Saved entries:

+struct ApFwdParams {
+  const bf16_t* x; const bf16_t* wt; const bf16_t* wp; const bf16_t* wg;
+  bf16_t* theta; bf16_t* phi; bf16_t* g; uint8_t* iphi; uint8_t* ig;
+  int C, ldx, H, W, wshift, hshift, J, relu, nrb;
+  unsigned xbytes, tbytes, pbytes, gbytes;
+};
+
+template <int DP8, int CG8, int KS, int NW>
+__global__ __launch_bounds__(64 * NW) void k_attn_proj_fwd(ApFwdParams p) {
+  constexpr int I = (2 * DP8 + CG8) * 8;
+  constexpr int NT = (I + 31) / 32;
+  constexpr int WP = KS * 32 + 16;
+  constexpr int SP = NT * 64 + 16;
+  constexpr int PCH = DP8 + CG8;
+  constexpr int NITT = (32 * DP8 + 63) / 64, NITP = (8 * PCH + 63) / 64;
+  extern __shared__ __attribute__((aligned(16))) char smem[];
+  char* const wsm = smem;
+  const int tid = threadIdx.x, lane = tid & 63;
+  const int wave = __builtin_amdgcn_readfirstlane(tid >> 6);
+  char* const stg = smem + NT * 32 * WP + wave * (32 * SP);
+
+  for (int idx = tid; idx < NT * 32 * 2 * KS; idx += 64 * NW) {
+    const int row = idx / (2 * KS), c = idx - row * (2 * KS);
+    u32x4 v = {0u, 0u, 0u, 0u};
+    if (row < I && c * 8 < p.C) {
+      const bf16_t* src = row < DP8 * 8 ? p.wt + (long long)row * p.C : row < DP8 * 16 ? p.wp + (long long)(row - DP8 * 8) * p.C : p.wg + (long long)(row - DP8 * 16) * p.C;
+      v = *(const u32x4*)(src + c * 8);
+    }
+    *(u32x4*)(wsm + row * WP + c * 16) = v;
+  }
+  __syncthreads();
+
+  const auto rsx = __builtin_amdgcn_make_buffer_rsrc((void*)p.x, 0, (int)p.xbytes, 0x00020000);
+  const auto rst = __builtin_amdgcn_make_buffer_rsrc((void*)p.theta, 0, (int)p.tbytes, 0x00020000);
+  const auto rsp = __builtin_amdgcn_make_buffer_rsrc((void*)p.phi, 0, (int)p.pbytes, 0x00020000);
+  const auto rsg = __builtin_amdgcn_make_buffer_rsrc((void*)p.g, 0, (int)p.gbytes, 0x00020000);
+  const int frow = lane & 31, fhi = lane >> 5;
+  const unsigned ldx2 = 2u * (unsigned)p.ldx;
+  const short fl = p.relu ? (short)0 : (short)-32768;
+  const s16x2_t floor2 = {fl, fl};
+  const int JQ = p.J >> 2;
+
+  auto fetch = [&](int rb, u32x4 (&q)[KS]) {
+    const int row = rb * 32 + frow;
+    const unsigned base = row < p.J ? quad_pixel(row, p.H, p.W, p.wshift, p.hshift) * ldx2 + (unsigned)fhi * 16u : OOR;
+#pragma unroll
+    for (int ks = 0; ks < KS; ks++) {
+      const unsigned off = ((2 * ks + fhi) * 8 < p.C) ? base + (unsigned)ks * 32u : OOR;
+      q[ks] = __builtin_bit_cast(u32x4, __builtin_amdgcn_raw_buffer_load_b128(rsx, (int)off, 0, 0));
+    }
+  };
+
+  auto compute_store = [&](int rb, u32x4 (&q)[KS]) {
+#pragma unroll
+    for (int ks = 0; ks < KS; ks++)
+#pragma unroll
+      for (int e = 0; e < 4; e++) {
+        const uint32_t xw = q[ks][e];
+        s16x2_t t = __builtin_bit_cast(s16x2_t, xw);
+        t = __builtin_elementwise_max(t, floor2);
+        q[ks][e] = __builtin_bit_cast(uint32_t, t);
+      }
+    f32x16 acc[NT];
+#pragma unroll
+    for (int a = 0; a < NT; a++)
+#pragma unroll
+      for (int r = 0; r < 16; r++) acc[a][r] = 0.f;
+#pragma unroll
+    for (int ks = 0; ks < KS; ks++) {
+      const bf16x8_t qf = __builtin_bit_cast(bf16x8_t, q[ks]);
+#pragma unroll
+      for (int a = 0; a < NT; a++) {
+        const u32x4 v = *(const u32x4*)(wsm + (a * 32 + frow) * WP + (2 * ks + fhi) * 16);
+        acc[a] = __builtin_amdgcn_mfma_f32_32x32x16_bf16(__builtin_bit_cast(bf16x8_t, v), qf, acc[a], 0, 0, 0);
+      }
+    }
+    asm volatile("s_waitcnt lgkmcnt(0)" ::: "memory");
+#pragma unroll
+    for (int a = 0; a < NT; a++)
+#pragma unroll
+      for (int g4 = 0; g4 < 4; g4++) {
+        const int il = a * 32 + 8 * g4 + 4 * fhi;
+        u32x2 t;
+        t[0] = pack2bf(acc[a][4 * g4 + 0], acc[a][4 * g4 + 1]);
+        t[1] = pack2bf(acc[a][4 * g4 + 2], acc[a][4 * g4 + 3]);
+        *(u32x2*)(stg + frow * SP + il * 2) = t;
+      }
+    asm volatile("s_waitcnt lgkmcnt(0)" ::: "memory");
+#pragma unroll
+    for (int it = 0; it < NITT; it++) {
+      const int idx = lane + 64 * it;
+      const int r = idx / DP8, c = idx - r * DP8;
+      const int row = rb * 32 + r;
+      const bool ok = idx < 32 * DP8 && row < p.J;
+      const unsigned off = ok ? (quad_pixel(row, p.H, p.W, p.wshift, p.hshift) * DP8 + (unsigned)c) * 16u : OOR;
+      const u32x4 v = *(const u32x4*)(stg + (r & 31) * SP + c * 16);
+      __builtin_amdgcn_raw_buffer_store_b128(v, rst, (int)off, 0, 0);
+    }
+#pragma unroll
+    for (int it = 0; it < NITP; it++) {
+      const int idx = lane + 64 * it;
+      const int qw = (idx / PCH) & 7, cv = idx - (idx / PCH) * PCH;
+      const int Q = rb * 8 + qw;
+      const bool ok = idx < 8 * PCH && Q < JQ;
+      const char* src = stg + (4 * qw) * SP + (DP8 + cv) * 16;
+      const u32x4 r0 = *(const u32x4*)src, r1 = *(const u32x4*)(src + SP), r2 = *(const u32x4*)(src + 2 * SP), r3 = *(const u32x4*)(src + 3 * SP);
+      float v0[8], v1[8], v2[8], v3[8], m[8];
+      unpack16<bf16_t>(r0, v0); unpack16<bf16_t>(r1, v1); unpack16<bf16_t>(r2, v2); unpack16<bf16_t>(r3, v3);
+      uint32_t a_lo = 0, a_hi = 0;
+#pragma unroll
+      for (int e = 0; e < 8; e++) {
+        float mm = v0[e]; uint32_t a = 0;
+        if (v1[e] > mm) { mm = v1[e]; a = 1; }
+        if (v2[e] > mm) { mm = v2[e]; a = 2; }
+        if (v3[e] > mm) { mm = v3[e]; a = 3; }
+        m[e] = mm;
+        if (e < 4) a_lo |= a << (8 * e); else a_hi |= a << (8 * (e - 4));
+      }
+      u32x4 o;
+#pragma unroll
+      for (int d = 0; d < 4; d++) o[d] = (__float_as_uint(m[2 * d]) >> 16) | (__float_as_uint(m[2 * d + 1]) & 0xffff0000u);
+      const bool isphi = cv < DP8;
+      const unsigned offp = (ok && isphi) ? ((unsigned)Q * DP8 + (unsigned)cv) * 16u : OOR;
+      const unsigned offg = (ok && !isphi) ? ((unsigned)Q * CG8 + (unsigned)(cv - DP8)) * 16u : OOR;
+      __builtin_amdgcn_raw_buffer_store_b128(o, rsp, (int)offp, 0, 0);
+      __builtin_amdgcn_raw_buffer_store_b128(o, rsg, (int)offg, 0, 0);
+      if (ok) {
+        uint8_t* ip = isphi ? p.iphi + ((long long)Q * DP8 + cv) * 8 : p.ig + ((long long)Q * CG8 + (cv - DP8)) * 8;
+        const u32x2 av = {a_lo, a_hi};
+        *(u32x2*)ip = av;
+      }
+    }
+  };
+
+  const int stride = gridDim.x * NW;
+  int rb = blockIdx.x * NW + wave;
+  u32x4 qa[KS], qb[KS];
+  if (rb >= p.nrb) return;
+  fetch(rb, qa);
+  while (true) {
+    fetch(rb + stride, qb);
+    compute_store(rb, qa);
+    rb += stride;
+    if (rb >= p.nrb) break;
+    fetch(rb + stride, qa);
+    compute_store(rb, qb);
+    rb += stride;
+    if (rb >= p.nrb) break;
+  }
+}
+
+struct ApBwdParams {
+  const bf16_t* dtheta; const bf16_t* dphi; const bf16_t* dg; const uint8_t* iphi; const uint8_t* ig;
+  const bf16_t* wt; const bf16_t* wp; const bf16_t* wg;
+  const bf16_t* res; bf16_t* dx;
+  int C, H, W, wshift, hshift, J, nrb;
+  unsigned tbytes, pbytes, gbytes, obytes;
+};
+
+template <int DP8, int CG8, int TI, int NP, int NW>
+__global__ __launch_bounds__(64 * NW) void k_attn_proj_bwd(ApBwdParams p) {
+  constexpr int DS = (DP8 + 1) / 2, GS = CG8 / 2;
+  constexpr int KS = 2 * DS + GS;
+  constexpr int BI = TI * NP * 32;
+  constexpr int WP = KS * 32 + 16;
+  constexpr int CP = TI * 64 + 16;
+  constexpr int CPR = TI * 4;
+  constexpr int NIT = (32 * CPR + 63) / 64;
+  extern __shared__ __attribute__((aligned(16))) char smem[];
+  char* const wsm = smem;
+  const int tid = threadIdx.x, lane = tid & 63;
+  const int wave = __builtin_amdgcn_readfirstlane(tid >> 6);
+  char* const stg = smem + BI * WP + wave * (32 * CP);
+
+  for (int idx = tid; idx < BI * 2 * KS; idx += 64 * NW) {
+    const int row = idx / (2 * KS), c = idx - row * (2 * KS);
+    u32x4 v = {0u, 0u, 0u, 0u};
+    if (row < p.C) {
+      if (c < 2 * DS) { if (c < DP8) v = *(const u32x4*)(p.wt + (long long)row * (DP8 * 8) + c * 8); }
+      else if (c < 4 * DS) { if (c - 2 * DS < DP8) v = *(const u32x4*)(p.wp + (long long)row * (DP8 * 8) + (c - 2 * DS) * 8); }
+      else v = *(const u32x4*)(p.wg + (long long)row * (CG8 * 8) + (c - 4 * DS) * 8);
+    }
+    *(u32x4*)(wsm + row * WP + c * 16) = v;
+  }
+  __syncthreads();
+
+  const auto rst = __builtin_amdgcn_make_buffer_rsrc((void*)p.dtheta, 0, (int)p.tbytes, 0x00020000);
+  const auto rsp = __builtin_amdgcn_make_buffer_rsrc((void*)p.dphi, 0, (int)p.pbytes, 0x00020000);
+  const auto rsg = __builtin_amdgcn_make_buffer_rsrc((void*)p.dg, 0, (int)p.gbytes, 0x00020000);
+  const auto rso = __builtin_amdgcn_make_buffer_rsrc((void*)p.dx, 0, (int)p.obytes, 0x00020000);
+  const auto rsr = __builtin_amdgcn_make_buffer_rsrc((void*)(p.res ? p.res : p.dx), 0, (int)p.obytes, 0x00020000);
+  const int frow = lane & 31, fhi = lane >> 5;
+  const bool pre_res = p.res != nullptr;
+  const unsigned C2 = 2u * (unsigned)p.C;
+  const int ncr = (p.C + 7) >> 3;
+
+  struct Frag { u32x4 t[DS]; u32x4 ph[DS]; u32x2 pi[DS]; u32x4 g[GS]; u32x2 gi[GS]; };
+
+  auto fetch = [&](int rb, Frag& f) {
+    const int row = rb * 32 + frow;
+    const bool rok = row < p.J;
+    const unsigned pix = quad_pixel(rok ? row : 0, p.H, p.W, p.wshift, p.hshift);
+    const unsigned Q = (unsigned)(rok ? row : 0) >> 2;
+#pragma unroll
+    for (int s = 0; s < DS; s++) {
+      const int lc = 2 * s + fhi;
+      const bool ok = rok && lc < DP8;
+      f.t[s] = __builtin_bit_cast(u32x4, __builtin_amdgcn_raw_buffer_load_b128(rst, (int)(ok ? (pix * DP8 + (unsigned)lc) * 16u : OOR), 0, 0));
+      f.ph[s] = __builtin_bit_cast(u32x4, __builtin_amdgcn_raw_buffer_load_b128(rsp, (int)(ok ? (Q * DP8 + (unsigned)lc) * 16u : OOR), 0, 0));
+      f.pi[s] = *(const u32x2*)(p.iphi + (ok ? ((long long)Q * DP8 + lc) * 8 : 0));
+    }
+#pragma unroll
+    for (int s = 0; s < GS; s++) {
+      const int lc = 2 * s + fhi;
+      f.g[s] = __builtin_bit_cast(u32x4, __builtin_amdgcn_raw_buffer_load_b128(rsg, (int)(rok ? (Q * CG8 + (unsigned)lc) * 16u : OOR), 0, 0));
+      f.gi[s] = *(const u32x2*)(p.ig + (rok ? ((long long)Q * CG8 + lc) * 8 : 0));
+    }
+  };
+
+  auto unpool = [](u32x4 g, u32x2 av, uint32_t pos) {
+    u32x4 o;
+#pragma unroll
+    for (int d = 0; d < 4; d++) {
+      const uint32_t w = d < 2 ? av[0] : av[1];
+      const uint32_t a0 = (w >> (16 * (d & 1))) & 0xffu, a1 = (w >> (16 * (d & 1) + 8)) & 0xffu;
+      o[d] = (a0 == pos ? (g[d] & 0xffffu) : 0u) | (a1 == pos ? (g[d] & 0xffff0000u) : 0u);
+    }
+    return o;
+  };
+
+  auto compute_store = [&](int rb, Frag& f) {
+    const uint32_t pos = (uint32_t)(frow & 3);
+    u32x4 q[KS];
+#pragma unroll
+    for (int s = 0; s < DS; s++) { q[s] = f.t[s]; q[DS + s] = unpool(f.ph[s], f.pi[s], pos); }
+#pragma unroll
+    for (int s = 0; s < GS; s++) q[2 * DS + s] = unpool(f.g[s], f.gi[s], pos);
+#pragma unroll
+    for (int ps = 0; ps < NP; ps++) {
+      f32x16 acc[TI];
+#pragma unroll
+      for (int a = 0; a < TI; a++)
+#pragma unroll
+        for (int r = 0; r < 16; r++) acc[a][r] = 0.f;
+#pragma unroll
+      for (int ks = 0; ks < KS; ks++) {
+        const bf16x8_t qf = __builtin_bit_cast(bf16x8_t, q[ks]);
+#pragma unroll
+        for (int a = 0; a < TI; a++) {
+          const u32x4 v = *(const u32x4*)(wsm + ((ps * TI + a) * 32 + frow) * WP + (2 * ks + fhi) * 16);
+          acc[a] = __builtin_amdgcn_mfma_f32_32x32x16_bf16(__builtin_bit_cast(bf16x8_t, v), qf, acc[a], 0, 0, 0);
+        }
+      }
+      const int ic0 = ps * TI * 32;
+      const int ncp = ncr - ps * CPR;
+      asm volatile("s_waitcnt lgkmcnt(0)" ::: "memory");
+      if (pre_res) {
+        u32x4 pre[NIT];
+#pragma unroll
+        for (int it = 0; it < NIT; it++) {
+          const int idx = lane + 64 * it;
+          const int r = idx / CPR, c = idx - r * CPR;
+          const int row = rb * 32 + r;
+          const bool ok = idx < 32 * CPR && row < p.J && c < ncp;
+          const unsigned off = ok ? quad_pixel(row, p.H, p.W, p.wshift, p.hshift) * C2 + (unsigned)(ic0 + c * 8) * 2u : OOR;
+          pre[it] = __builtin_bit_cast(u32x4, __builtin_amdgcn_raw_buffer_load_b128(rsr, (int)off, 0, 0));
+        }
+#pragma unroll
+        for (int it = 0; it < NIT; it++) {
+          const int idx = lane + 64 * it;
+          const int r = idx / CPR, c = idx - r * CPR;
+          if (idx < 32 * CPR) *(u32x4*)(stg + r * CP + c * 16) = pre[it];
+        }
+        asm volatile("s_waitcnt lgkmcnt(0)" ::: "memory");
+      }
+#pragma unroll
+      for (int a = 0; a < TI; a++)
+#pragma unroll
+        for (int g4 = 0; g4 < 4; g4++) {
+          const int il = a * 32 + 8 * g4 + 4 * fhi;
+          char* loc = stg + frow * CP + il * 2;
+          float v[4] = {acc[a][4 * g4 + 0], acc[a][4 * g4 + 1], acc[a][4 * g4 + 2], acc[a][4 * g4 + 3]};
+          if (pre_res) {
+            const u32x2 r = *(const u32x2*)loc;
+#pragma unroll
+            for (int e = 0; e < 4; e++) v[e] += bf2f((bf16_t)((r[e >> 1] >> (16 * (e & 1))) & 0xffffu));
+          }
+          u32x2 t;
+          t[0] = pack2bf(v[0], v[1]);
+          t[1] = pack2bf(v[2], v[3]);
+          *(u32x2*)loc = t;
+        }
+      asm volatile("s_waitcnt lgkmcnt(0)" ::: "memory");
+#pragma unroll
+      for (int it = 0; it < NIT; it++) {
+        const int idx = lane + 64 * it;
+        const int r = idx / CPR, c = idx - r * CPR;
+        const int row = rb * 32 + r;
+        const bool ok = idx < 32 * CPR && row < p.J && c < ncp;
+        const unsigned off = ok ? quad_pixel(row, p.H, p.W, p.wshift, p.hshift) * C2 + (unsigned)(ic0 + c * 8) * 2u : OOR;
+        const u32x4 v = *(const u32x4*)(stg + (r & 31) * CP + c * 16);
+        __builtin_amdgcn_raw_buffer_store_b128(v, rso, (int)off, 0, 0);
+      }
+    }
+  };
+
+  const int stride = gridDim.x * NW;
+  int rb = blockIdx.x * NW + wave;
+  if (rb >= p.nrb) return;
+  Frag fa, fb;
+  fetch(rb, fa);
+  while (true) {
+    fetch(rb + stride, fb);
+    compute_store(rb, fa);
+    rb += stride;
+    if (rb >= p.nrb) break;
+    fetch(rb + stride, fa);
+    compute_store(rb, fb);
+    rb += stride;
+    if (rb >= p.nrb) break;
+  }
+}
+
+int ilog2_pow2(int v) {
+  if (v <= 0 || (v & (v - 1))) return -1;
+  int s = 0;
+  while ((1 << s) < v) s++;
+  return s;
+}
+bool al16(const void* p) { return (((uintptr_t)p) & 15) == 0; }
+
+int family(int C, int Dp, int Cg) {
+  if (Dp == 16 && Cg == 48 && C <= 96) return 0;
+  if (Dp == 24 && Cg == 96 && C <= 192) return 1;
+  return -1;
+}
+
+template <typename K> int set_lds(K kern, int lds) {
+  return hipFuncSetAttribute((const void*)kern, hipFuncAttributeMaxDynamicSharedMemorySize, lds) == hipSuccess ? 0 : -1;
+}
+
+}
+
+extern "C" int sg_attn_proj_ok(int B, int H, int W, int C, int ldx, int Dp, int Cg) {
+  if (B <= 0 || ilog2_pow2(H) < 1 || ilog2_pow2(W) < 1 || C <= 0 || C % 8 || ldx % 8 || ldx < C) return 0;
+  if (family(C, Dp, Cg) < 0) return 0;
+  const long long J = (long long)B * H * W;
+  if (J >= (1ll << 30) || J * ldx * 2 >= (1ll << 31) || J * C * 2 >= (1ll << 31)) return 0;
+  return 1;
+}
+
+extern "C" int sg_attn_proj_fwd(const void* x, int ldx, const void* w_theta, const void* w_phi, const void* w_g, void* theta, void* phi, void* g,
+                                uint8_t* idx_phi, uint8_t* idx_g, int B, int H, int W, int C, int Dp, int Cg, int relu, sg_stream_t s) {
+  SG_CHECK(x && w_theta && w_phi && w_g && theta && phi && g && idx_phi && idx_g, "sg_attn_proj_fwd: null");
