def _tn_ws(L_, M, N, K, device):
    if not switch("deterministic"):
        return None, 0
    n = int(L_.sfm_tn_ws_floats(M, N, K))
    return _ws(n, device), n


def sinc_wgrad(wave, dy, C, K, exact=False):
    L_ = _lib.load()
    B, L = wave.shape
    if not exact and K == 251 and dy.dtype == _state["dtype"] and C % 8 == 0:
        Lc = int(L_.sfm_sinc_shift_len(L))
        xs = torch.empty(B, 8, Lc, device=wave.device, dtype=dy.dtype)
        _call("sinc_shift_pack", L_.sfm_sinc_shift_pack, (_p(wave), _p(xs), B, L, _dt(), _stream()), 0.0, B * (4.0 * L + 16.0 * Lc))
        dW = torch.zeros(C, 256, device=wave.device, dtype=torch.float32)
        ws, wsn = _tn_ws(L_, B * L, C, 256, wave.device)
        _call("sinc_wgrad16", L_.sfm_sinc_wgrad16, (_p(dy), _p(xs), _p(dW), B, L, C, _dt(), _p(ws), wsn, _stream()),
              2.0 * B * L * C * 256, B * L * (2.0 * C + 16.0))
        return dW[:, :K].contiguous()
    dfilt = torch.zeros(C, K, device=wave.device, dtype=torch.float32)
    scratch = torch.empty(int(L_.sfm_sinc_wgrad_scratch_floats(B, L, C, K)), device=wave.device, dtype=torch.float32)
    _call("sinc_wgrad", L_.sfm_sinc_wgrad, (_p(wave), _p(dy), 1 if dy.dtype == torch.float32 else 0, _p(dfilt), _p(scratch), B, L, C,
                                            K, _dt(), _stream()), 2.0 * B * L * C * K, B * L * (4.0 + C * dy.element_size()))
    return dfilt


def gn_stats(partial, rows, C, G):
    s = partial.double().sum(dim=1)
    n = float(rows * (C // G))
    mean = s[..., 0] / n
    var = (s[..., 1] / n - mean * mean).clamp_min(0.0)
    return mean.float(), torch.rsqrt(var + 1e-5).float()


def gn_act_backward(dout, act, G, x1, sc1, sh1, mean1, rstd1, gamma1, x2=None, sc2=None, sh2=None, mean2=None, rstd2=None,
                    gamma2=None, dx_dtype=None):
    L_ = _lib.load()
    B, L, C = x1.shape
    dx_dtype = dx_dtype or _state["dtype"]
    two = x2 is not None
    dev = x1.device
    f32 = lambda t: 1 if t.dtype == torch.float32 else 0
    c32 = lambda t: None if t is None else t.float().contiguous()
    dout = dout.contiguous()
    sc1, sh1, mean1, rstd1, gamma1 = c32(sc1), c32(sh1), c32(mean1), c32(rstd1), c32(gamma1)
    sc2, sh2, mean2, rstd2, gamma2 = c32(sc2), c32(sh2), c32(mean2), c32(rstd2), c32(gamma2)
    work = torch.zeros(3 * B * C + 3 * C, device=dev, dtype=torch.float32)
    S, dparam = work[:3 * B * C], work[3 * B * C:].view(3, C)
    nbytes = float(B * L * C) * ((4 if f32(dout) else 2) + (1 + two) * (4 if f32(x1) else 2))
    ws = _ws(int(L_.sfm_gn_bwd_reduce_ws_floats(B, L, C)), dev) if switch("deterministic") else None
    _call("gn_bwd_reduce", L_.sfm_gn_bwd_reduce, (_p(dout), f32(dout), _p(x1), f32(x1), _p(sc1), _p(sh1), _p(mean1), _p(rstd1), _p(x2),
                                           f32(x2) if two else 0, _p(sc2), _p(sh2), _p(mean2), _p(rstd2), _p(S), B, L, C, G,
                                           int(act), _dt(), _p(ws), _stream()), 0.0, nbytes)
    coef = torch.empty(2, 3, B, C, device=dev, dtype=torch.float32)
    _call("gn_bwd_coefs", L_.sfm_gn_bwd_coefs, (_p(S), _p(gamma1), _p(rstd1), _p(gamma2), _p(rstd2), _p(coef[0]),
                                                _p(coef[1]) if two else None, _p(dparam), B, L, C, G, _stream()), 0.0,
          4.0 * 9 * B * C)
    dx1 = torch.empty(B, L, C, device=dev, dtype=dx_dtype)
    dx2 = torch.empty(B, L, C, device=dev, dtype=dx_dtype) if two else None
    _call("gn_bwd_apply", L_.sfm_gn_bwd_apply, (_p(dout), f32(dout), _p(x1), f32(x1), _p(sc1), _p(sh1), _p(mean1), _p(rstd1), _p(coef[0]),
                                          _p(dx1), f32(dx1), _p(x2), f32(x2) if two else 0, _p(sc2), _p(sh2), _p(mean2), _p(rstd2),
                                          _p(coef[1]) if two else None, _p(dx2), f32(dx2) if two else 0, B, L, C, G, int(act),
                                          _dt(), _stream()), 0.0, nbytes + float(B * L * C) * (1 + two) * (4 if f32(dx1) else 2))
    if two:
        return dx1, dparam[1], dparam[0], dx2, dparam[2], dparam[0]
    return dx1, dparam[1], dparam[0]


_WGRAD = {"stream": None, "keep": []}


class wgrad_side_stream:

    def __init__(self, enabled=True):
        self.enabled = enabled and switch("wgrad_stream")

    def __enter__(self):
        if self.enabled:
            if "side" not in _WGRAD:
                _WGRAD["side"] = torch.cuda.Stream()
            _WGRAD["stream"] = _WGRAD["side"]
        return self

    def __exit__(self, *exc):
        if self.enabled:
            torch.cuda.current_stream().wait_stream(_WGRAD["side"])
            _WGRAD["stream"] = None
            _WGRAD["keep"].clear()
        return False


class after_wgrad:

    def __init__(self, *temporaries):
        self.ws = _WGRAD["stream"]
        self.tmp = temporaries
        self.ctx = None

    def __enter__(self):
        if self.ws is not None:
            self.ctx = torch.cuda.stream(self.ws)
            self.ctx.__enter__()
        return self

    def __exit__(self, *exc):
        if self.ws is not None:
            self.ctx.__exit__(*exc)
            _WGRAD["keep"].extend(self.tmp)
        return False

To do:
Give back the opening line of the records above and every line after it, up to and including the one with "(I + 31) / 32;", unchanged.

Response to the task:
+struct ApFwdParams {
+  const bf16_t* x; const bf16_t* wt; const bf16_t* wp; const bf16_t* wg;
+  bf16_t* theta; bf16_t* phi; bf16_t* g; uint8_t* iphi; uint8_t* ig;
+  int C, ldx, H, W, wshift, hshift, J, relu, nrb;
+  unsigned xbytes, tbytes, pbytes, gbytes;
+};
+
+template <int DP8, int CG8, int KS, int NW>
+__global__ __launch_bounds__(64 * NW) void k_attn_proj_fwd(ApFwdParams p) {
+  constexpr int I = (2 * DP8 + CG8) * 8;
+  constexpr int NT = (I + 31) / 32;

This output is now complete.